La fatiga no siempre llega tras el esfuerzo físico. A menudo se construye en silencio frente a una pantalla, entre reuniones, notificaciones y decisiones que se acumulan durante horas. La jornada termina, pero el compromiso no: queda la sensación persistente de tener algo pendiente. Cuando la conexión es permanente y las pausas desaparecen, el cansancio puede llegar a instalarse como parte de la rutina laboral.
El problema va más allá de un simple cansancio. En su informe de abril de 2026, la Organización Internacional del Trabajo (OIT) identifica las altas demandas laborales, las jornadas extensas, la baja autonomía y la inseguridad laboral entre los principales riesgos psicosociales. Estos factores se asocian con más de 840.000 muertes al año y una importante pérdida de años de vida saludable debido a enfermedades y discapacidades relacionadas con el trabajo. Para las empresas, la fatiga también implica menor productividad, más errores, ausentismo y rotación de personal.
A este escenario se suma la hiperconectividad. Aunque la tecnología facilita los procesos, la OIT advierte que la digitalización y la dificultad para desconectarse son nuevos desafíos que desdibujan los límites entre el empleo y la vida personal. Este estado de alerta continuo impacta en la salud: la OMS señala que el estrés crónico puede detonar ansiedad, irritabilidad, dolores físicos y problemas de sueño, mientras que el cansancio y el burnout responden a dinámicas distintas.
Por otro lado, el desgaste no solo es corporal; múltiples demandas y decisiones constantes también agotan la mente. Un estudio de 2025, realizado con 20 docentes de Santa Elena en Ecuador, encontró que el 65% percibía que las demandas laborales superan su capacidad, con fatiga, irritabilidad y problemas de concentración y sueño. Aunque no representa a todos los trabajadores del país, evidencia el impacto de la presión constante y la falta de descansos.
Se genera así un círculo vicioso: más demandas, menos tiempo de recuperación y menor capacidad de respuesta. Trabajar más horas para terminar lo pendiente no resuelve el problema; suele prolongar el agotamiento.

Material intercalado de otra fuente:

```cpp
__global__ __launch_bounds__(RS_THREADS) __attribute__((amdgpu_waves_per_eu(4, 4)))
void k_sart_resident(const RsArgs unused_by_name)
{
    __shared__ float rs_pbuf[RS_WAVES][16][64];
    __shared__ float rs_rbuf[RS_MAXWIN][64];
    __shared__ float rs_sbuf[RS_WAVES][64];
    __shared__ float rs_dump[RS_WAVES][64];
    __shared__ int rs_dirty, rs_go, rs_store;
    const int lane = threadIdx.x & 63;
    const int wave = __builtin_amdgcn_readfirstlane(threadIdx.x >> 6);
    v32f xlo, xhi;
    v16f rr;
#ifdef RS_PROF
    long long tacc[8] = {0, 0, 0, 0, 0, 0, 0, 0}, tprev = (long long)__builtin_amdgcn_s_memrealtime();
    const long long clk0 = (long long)__builtin_amdgcn_s_memtime(), rt0 = tprev;
#endif
    int tile, grp, ngrp, chunk, chunk_end, steps;
    {
        RsArgsP A = rs_args();
        tile = (int)blockIdx.x % A->ntiles; grp = (int)blockIdx.x / A->ntiles; ngrp = (int)gridDim.x / A->ntiles;
        chunk = A->chunk0 + grp; chunk_end = A->chunk0 + A->nchunk; steps = A->steps;
    }
    for (int it = 0; chunk < chunk_end; chunk += ngrp, ++it) {
        const uint32_t voff = (uint32_t)(chunk * 64 + lane) * 4u;
        {
            if (threadIdx.x == 0) { rs_dirty = 0; rs_go = rs_abort_ld(rs_args()->abort_word) == 0 ? 1 : 0; }
            __syncthreads();
            if (rs_go == 0) break;
        }
        {
            RsArgsP A = rs_args();
            rs_touch(A, tile, wave, lane, rs_angle(A, 0), rs_dump[wave]);
            if (steps > 1) rs_touch(A, tile, wave, lane, rs_angle(A, 1), rs_dump[wave]);
            const int n = A->n, sx = A->sx;
            const int ty = tile / A->tiles, tz = tile - ty * A->tiles;
            const int y0 = ty * RS_T + (wave >> 2) * 8, z0 = tz * RS_T + (wave & 3) * 8;
            const int in = __builtin_amdgcn_readfirstlane((y0 < n && z0 < n) ? 1 : 0);
            const float *xb = A->x + ((size_t)min(y0, n - 1) * n + min(z0, n - 1)) * sx;
            const uint32_t ps = (uint32_t)sx * 4u, rs = (uint32_t)(n - 8) * ps;
            asm volatile("s_cmp_eq_u32 %[in], 0\n"
                         "s_cbranch_scc1 1f\n"
                         "s_mov_b64 s[36:37], %[xb]\n"
                         RS_XALL(RS_XLD1)
                         "s_waitcnt vmcnt(0)\n"
                         "s_branch 2f\n"
                         "1:\n"
                         RS_XZROW(0) RS_XZROW(1) RS_XZROW(2) RS_XZROW(3) RS_XZROW(4) RS_XZROW(5) RS_XZROW(6) RS_XZROW(7)
                         "2:\n"
                         : "={v[64:95]}"(xlo), "={v[96:127]}"(xhi)
                         : [in] "s"(in), [xb] "s"(xb), [voff] "v"(voff), [ps] "s"(ps), [rs] "s"(rs)
                         : "s36", "s37", "scc", "memory");
        }
        int c_jbase = 0, c_nr = 0, c_dwv = 0;
        for (int k = -1; k < steps; ++k) {
            int f_nr = 0, f_jbase = 0, f_rpt = 1, f_rpt2 = 1, f_wpr = RS_WAVES, f_cpw = RS_RL / RS_WAVES, f_jr0 = 0, f_sub = 0;
            uint32_t f_dwv = 0;
            rs_u2 f_ts0 = {0u, 0u}, f_ts1 = {0u, 0u}, f_ts2 = {0u, 0u};
            rs_u2 f_ids0 = {0xFFFFFFFFu, 0xFFFFFFFFu};
            float f_rs0 = 0.f, f_bv0 = 0.f;
            if (k + 1 < steps) {
                RsArgsP A = rs_args();
                const int n = A->n;
                const int a = rs_angle(A, k + 1);
                const RS_K RsHdrD *h = (const RS_K RsHdrD *)A->hdr + (size_t)a * A->ntiles + tile;
                f_nr = h->nrays; f_jbase = h->jbase;
                f_dwv = (h->dw[wave >> 2] >> ((wave & 3) * 8)) & 255u;
                {
                    const RS_K rs_u2 *tsp = (const RS_K rs_u2 *)A->ts + ((size_t)a * A->ntiles + tile) * RS_MAXWIN;
                    f_ts0 = tsp[wave]; f_ts1 = tsp[wave + 16]; f_ts2 = tsp[wave + 32];
                }
                f_rpt = A->rpt;
                while (f_rpt2 < f_rpt && f_rpt2 < RS_WAVES) f_rpt2 *= 2;
                f_wpr = RS_WAVES / f_rpt2; f_cpw = RS_RL / f_wpr;
                f_jr0 = wave / f_wpr; f_sub = wave % f_wpr;
                const int j0 = min(tile * f_rpt + f_jr0, n - 1);
                f_ids0 = ((const RS_K rs_u2 *)A->rl)[(((size_t)a * n + j0) * RS_RL + f_sub * f_cpw) >> 2];
                f_rs0 = ((const RS_K float *)A->rowsum)[(size_t)a * n + j0];
                f_bv0 = A->b[((size_t)a * n + j0) * A->sx + (voff >> 2)];
            }
            RS_STAMP(7)
            if (k >= 0) {
                RsArgsP A = rs_args();
                const int n = A->n;
                const int a = rs_angle(A, k);
                const unsigned ep = A->epoch0 + (unsigned)it * (unsigned)steps + (unsigned)k + 1u;
                const int jbase = c_jbase, nr = c_nr, dwv = c_dwv;
                const rs_u64 *rrow = A->rb + (((size_t)grp * A->np + a) * n + jbase) * 64 + lane;
                {
                    const int i0 = wave, i1 = wave + 16, i2 = wave + 32;
                    rs_u64 g0 = 0, g1 = 0, g2 = 0;
                    unsigned spins = 0;
                    for (;;) {
                        if (i0 < nr) g0 = rs_gld(rrow + (size_t)i0 * 64);
                        if (i1 < nr) g1 = rs_gld(rrow + (size_t)i1 * 64);
                        if (i2 < nr) g2 = rs_gld(rrow + (size_t)i2 * 64);
                        bool ok = (i0 >= nr || (unsigned)(g0 >> 32) == ep) && (i1 >= nr || (unsigned)(g1 >> 32) == ep) && (i2 >= nr || (unsigned)(g2 >> 32) == ep);
                        if (__all(ok)) break;
                        if (rs_give_up(spins, A->spin_limit, A->abort_word, A->abort_host, lane, 1)) { rs_dirty = 1; break; }
                        __builtin_amdgcn_s_sleep(1);
                    }
                    if (i0 < nr) rs_rbuf[i0][lane] = __uint_as_float((uint32_t)g0);
                    if (i1 < nr) rs_rbuf[i1][lane] = __uint_as_float((uint32_t)g1);
                    if (i2 < nr) rs_rbuf[i2][lane] = __uint_as_float((uint32_t)g2);
                }
                RS_STAMP(0)
                RS_TL(0)
                __syncthreads();
#pragma unroll
                for (int s = 0; s < 16; ++s) rr[s] = (s < RS_USABLE && dwv + s < nr) ? rs_rbuf[dwv + s][lane] : 0.f;
                const uint4 *cp = A->cell + (((size_t)a * A->ntiles + tile) * RS_WAVES + wave) * 64;
                const float beta = A->beta;
                rs_touch(A, tile, wave, lane, k + 2 < steps ? rs_angle(A, k + 2) : -1, rs_dump[wave]);
                RS_STAMP(1)
                RS_TL(1)
                asm volatile("s_mov_b32 s33, m0\n"
                             RS_LD(0x000)
                             RS_WAIT
                             "s_set_gpr_idx_on s36, gpr_idx(SRC1)\n"
                             RS_SWEEP(RS_BP1)
                             "s_set_gpr_idx_off\n"
                             "s_mov_b32 m0, s33\n"
                             : "+{v[64:95]}"(xlo), "+{v[96:127]}"(xhi), "+{v[32:47]}"(rr)
                             : [cp] "s"(cp), [beta] "s"(beta)
                             : RS_CLOBBERS);
                RS_STAMP(2)
                RS_TL(2)
            }
            if (k + 1 < steps) {
                RsArgsP A = rs_args();
                const int n = A->n;
                const int a = rs_angle(A, k + 1);
                const unsigned ep = A->epoch0 + (unsigned)it * (unsigned)steps + (unsigned)k + 2u;
                const int nr = f_nr, rpt = f_rpt, rpt2 = f_rpt2, wpr = f_wpr, cpw = f_cpw, jr0 = f_jr0, sub = f_sub;
                const rs_u2 ids0 = f_ids0;
                const float rs0 = f_rs0, bv0 = f_bv0;
                c_jbase = f_jbase; c_nr = nr;
                c_dwv = (int)f_dwv;
#pragma unroll
                for (int s = 0; s < 16; ++s) rr[s] = 0.f;
                const uint4 *cp = A->cell + (((size_t)a * A->ntiles + tile) * RS_WAVES + wave) * 64;
                asm volatile("s_mov_b32 s33, m0\n"
                             RS_LD(0x000)
                             RS_WAIT
                             "s_set_gpr_idx_on s36, gpr_idx(SRC2,DST)\n"
                             RS_SWEEP(RS_FP1)
                             "s_set_gpr_idx_off\n"
                             "s_mov_b32 m0, s33\n"
                             : "+{v[64:95]}"(xlo), "+{v[96:127]}"(xhi), "+{v[32:47]}"(rr)
                             : [cp] "s"(cp)
                             : RS_CLOBBERS);
                RS_STAMP(3)
                RS_TL(3)
#pragma unroll
                for (int s = 0; s < 16; ++s) rs_pbuf[wave][s][lane] = rr[s];
                __syncthreads();
                rs_u64 *pb = A->pb + ((size_t)grp * A->ntiles + tile) * RS_MAXWIN * 64 + lane;
#pragma unroll
                for (int r3 = 0; r3 < 3; ++r3) {
                    const int i = wave + 16 * r3;
                    if (i < nr) {
                        const rs_u2 e = r3 == 0 ? f_ts0 : r3 == 1 ? f_ts1 : f_ts2;
                        const float *pr = &rs_pbuf[0][0][0] + lane;
                        float v[8];
#pragma unroll
                        for (int c = 0; c < 8; ++c) v[c] = pr[(((c < 4 ? e.x : e.y) >> ((c & 3) * 8)) & 255u) * 64];
                        float acc = v[0];
#pragma unroll
                        for (int c = 1; c < 8; ++c) acc += v[c];
                        rs_gst(pb + (size_t)i * 64, acc, ep);
                    }
                }
                RS_STAMP(4)
                RS_TL(4)
                const rs_u64 *pg = A->pb + (size_t)grp * A->ntiles * RS_MAXWIN * 64 + lane;
                for (int r0 = 0; r0 < rpt; r0 += rpt2) {
                    const int jr = r0 + jr0, j = tile * rpt + jr;
                    const bool active = jr < rpt && j < n;
                    if (active) {
                        float acc = 0.f;
                        const RS_K rs_u2 *list = (const RS_K rs_u2 *)A->rl + ((((size_t)a * n + j) * RS_RL + sub * cpw) >> 2);
                        for (int e0 = 0; e0 < cpw; e0 += 4) {
                            const rs_u2 ids = (r0 == 0 && e0 == 0) ? ids0 : list[e0 >> 2];
                            const int id0 = ids.x & 0xFFFF, id1 = ids.x >> 16, id2 = ids.y & 0xFFFF, id3 = ids.y >> 16;
                            if (id0 == 0xFFFF) break;
                            rs_u64 g0 = 0, g1 = 0, g2 = 0, g3 = 0;
                            unsigned spins = 0;
                            for (;;) {
                                g0 = rs_gld(pg + (size_t)id0 * 64);
                                if (id1 != 0xFFFF) g1 = rs_gld(pg + (size_t)id1 * 64);
                                if (id2 != 0xFFFF) g2 = rs_gld(pg + (size_t)id2 * 64);
                                if (id3 != 0xFFFF) g3 = rs_gld(pg + (size_t)id3 * 64);
                                bool ok = (unsigned)(g0 >> 32) == ep && (id1 == 0xFFFF || (unsigned)(g1 >> 32) == ep) &&
                                          (id2 == 0xFFFF || (unsigned)(g2 >> 32) == ep) && (id3 == 0xFFFF || (unsigned)(g3 >> 32) == ep);
                                if (__all(ok)) break;
                                if (rs_give_up(spins, A->spin_limit, A->abort_word, A->abort_host, lane, 2)) { rs_dirty = 1; break; }
                                __builtin_amdgcn_s_sleep(1);
                            }
                            acc += __uint_as_float((uint32_t)g0);
                            if (id1 != 0xFFFF) acc += __uint_as_float((uint32_t)g1);
                            if (id2 != 0xFFFF) acc += __uint_as_float((uint32_t)g2);
                            if (id3 != 0xFFFF) acc += __uint_as_float((uint32_t)g3);
                        }
                        rs_sbuf[wave][lane] = acc;
                    }
                    RS_STAMP(5)
                    RS_TL(5)
                    __syncthreads();
                    if (active && sub == 0) {
                        float tot = rs_sbuf[wave][lane];
                        for (int u = 1; u < wpr; ++u) tot += rs_sbuf[wave + u][lane];
                        const size_t row = (size_t)a * n + j;
                        const float bv = r0 == 0 ? bv0 : A->b[row * A->sx + (voff >> 2)], rs = r0 == 0 ? rs0 : ((const RS_K float *)A->rowsum)[row];
                        const float rv = rs > 0.f ? (bv - tot) / rs : 0.f;
                        rs_gst(A->rb + (((size_t)grp * A->np) * n + row) * 64 + lane, rv, ep);
                    }
                    if (r0 + rpt2 < rpt) __syncthreads();
                }
                RS_STAMP(6)
                RS_TL(6)
            }
        }
        {
            __syncthreads();
            if (threadIdx.x == 0) {
                RsArgsP A = rs_args();
                const bool clean = rs_dirty == 0 && rs_abort_ld(A->abort_word) == 0 && !(tile == 0 && A->test_fail == chunk + 1);
                const bool ok = rs_commit(A->commit + chunk, A->commit_base, (unsigned)A->ntiles, clean, A->spin_limit, A->abort_word);
                if (ok && tile == 0)
                    __hip_atomic_store((__attribute__((address_space(1))) int *)(A->done_host + chunk), (int)A->seq, __ATOMIC_RELAXED, __HIP_MEMORY_SCOPE_SYSTEM);
                rs_store = ok ? 1 : 0;
            }
            __syncthreads();
            if (rs_store == 0) continue;
        }
        {
            RsArgsP A = rs_args();
            const int n = A->n, sx = A->sx;
            const int ty = tile / A->tiles, tz = tile - ty * A->tiles;
            const int y0 = ty * RS_T + (wave >> 2) * 8, z0 = tz * RS_T + (wave & 3) * 8;
            const int in = __builtin_amdgcn_readfirstlane((y0 < n && z0 < n) ? 1 : 0);
            const size_t o0 = ((size_t)min(y0, n - 1) * n + min(z0, n - 1)) * sx;
            float *xb = A->x + o0;
            const uint32_t ps = (uint32_t)sx * 4u, rs = (uint32_t)(n - 8) * ps;
            if (A->track) {
                float *tb = A->track + o0;
                double local = 0.0;
                asm volatile("s_cmp_eq_u32 %[in], 0\n"
                             "s_cbranch_scc1 1f\n"
                             "s_mov_b64 s[36:37], %[xb]\n"
                             "s_mov_b64 s[38:39], %[tb]\n"
                             "s_mov_b64 s[40:41], %[tb]\n"
                             RS_TROW(0) RS_TROW(1) RS_TROW(2) RS_TROW(3) RS_TROW(4) RS_TROW(5) RS_TROW(6) RS_TROW(7)
                             "s_waitcnt vmcnt(0)\n"
                             "1:\n"
                             : [sum] "+v"(local)
                             : "{v[64:95]}"(xlo), "{v[96:127]}"(xhi), [in] "s"(in), [xb] "s"(xb), [tb] "s"(tb), [voff] "v"(voff), [ps] "s"(ps), [rs] "s"(rs)
                             : "s36", "s37", "s38", "s39", "s40", "s41", "v48", "v49", "v50", "v51", "v52", "v53", "v54", "v55", "v56", "v58", "v59", "scc", "memory");
                double *red = reinterpret_cast<double *>(&rs_pbuf[wave][0][0]);
                red[lane] = local;
                __builtin_amdgcn_wave_barrier();
                if (lane == 0) {
                    local = 0.0;
                    for (int l = 0; l < 64; ++l) local += red[l];
                    const uint32_t slot = (blockIdx.x & (NPART - 1)) * 8u;
                    double *part = A->part;
                    asm volatile("global_atomic_add_f64 %0, %1, %2" :: "v"(slot), "v"(local), "s"(part) : "memory");
                }
            } else {
                asm volatile("s_cmp_eq_u32 %[in], 0\n"
                             "s_cbranch_scc1 1f\n"
                             "s_mov_b64 s[36:37], %[xb]\n"
                             RS_XALL(RS_XST1)
                             "s_waitcnt vmcnt(0)\n"
                             "1:\n"
                             :
                             : "{v[64:95]}"(xlo), "{v[96:127]}"(xhi), [in] "s"(in), [xb] "s"(xb), [voff] "v"(voff), [ps] "s"(ps), [rs] "s"(rs)
                             : "s36", "s37", "scc", "memory");
            }
        }
    }
#ifdef RS_PROF
    if (threadIdx.x == 0) {
        RsArgsP A = rs_args();
        for (int q = 0; q < 8; ++q) A->prof[blockIdx.x * 8 + q] = tacc[q];
        if (blockIdx.x == 0) { A->prof[2048 + 126] = (long long)__builtin_amdgcn_s_memtime() - clk0; A->prof[2048 + 127] = (long long)__builtin_amdgcn_s_memrealtime() - rt0; }
    }
#endif
}
#undef RS_K
#undef RS_TROW
#undef RS_TST1
#undef RS_TLD1
#undef RS_XST1
#undef RS_XZROW
#undef RS_XZ1
#undef RS_XLD1
#undef RS_XALL
#undef RS_XROW
#undef RS_CLOBBERS
#undef RS_CLOB4
#undef RS_SWEEP
#undef RS_WAIT
#undef RS_BATCH
#undef RS_FP1
#undef RS_IDX
#undef RS_BP1
#undef RS_LD

}
```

“La prevención no debería comenzar cuando una persona ya está agotada. Una organización saludable debe identificar las causas de la sobrecarga y actuar a tiempo. Las pausas, la organización de tareas y los espacios de desconexión son parte de una cultura preventiva que protege a las personas y favorece un trabajo de calidad”, señala la Dra. Carla Cevallos, jefe de Seguridad, Salud y Ambiente de Laboratorios Bagó.
En la práctica, la investigación ecuatoriana y los especialistas proponen acciones concretas:
➔ Pausas y desconexión: hacer descansos reales durante tareas exigentes y fijar límites de conexión fuera del horario laboral, según lo permita el puesto.
➔ Gestión de tareas: priorizar actividades para evitar que todo sea urgente, reducir la multitarea y rediseñar cargas de trabajo.
➔ Bienestar personal: Proteger el sueño, resguardar los espacios personales e incorporar movimiento en jornadas sedentarias.
➔ Comunicación y monitoreo: reportar la sobrecarga a tiempo, monitorear indicadores de estrés, fortalecer el apoyo social, dar mayor autonomía e implementar programas preventivos en las empresas.
No todo cansancio es una enfermedad, pero tampoco debe normalizarse. Sentir que la presión afecta el ánimo, el sueño o la rutina es una señal para detenerse y buscar apoyo. La fatiga silenciosa permite seguir funcionando mientras aumenta el costo de hacerlo; prevenirla no significa trabajar menos, sino crear las condiciones para trabajar bien sin convertir el agotamiento en la nueva normalidad.